[Saved entries]
_ _ _ _

static int adapter_add(agd_ctx* c, hipStream_t st, int level, const Act& h, Act& out);
static int down_mid_walk(agd_ctx* c, hipStream_t st, const std::string& u, const bf16_t* xin, int B2, int Lh, int Lw, bool shared,
                         const bf16_t* conv_in_res, const std::function<int(const Act&)>& on_sample, Act& h) {
  const agd_config& g = c->cfg;
  const int nl = g.n_levels, G = g.norm_num_groups;
  const int Bh = shared ? B2 / 2 : B2;
  const bool inject = c->cur.ad_scale != 0.f && u == "unet.";
  h = alloc_act(c, B2, Lh, Lw, g.block_out_channels[0], true); if (!h.p) return -1;
  { GETW(w, u + "conv_in.weight"); GETV(b, u + "conv_in.bias"); GemmOpt o; o.bias = b; o.out_act = &h; o.residual = conv_in_res;
    CK(run_conv(c, st, xin, 64, nullptr, 0, Bh, Lh, Lw, *w, 3, h.p, o, c->zero_page)); }
  if (shared) {
// ... 1753 lines not shown
AGD_API int agd_op_groupnorm(const float* x, const float* gamma, const float* beta, float* y, int B, int C, int HW, int groups,
                                float eps, int silu, void* stream) {
  hipStream_t st = S(stream); Tmp tmp;
  bf16_t* xb = tmp.get<bf16_t>((size_t)B * HW * C); bf16_t* yb = tmp.get<bf16_t>((size_t)B * HW * C);
  float* ws = tmp.get<float>((size_t)groupnorm_ws_floats(B, C, HW, groups)); float* yf = tmp.get<float>((size_t)B * HW * C);
  if (!xb || !yb || !ws || !yf) return -1;
  CK(to_nhwc_bf16(x, xb, B, C, HW, C, st));
  GroupNormP g{}; g.x0 = xb; g.C0 = C; g.y = yb; g.gamma = gamma; g.beta = beta; g.B = B; g.HW = HW; g.groups = groups; g.eps = eps; g.silu = silu; g.ws = ws;
  CK(launch_groupnorm(g, st));
  CK(launch_bf16_to_f32(yb, yf, (long long)B * HW * C, st));
  CK(launch_nchw_from_nhwc_f32(yf, C, y, B, C, HW, st));
  hipStreamSynchronize(st);
  return 0;
}

AGD_API int agd_op_conv_groupnorm(const float* x, const float* w, const float* bias, const float* gamma, const float* beta, float* y, int B,
                                  int Cin, int H, int W, int Cout, int groups, float eps, int silu, int fused, void* stream) {
  hipStream_t st = S(stream); Tmp tmp;
  const int Cpad = (Cin + 63) / 64 * 64, HW = H * W;
  bf16_t* xb = tmp.get<bf16_t>((size_t)B * HW * Cpad); bf16_t* wb = tmp.get<bf16_t>((size_t)Cout * 9 * Cpad);
  bf16_t* hb = tmp.get<bf16_t>((size_t)B * HW * Cout); bf16_t* yb = tmp.get<bf16_t>((size_t)B * HW * Cout);
  float* part = tmp.get<float>((size_t)((long long)B * HW / 64 + 1) * Cout * 2); float* yf = tmp.get<float>((size_t)B * HW * Cout);
  float* ws = tmp.get<float>((size_t)groupnorm_ws_floats(B, Cout, HW, groups));
  if (!xb || !wb || !hb || !yb || !part || !yf || !ws) return -1;
  CK(to_nhwc_bf16(x, xb, B, Cin, HW, Cpad, st));
  CK(launch_convert_weight(w, wb, Cout, Cin, 9, Cpad, 0, st));
  IgemmP p{};
  p.src0 = xb; p.C0 = Cpad; p.Hin = H; p.Win = W; p.Hout = H; p.Wout = W; p.ksize = 3; p.stride = 1; p.pad = 1; p.up = 1;
  p.W = wb; p.bias = bias; p.bias_mode = bias ? 1 : 0; p.N = Cout; p.K = 9 * Cpad; p.M = B * HW; p.ldr = Cout; p.out = hb; p.ldo = Cout;
  p.alpha = 1.f; p.batch = 1; p.zero_page = op_zero_page();
  p.p8 = (fused & 4) ? 2 : (fused & 8) ? 3 : (fused & 2) ? 1 : 0; fused &= 1;
  int bm = 0;
  if (fused) {
    int cfg[3] = {0, 0, 0};
    CK(igemm_query(p, cfg));
    bm = cfg[0];
    if (cfg[2] != 1 || bm < 1 || HW % bm || HW % 64) { agd_set_error("op_conv_groupnorm: shape not eligible for producer statistics (tile %d, splits %d)", cfg[0], cfg[2]); return -1; }
    p.colstat_out = part; p.colstat_rows = HW;
  }
  CK(launch_igemm(p, st));
  GroupNormP g{}; g.x0 = hb; g.C0 = Cout; g.y = yb; g.gamma = gamma; g.beta = beta; g.B = B; g.HW = HW; g.groups = groups; g.eps = eps; g.silu = silu; g.ws = ws;
  if (fused) { g.part0 = part; g.bm0 = bm; }
  CK(launch_groupnorm(g, st));
  CK(launch_bf16_to_f32(yb, yf, (long long)B * HW * Cout, st));
  CK(launch_nchw_from_nhwc_f32(yf, Cout, y, B, Cout, HW, st));
  hipStreamSynchronize(st);
  return 0;
}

_ _ _ _

# Work to be completed
What is needed is every line from the start of the entries through the line containing "AGD_API int agd_op_groupnorm(const", returned word for word and nothing else.

# Reply to the task
static int adapter_add(agd_ctx* c, hipStream_t st, int level, const Act& h, Act& out);
static int down_mid_walk(agd_ctx* c, hipStream_t st, const std::string& u, const bf16_t* xin, int B2, int Lh, int Lw, bool shared,
                         const bf16_t* conv_in_res, const std::function<int(const Act&)>& on_sample, Act& h) {
  const agd_config& g = c->cfg;
  const int nl = g.n_levels, G = g.norm_num_groups;
  const int Bh = shared ? B2 / 2 : B2;
  const bool inject = c->cur.ad_scale != 0.f && u == "unet.";
  h = alloc_act(c, B2, Lh, Lw, g.block_out_channels[0], true); if (!h.p) return -1;
  { GETW(w, u + "conv_in.weight"); GETV(b, u + "conv_in.bias"); GemmOpt o; o.bias = b; o.out_act = &h; o.residual = conv_in_res;
    CK(run_conv(c, st, xin, 64, nullptr, 0, Bh, Lh, Lw, *w, 3, h.p, o, c->zero_page)); }
  if (shared) {
// ... 1753 lines not shown
AGD_API int agd_op_groupnorm(const float* x, const float* gamma, const float* beta, float* y, int B, int C, int HW, int groups,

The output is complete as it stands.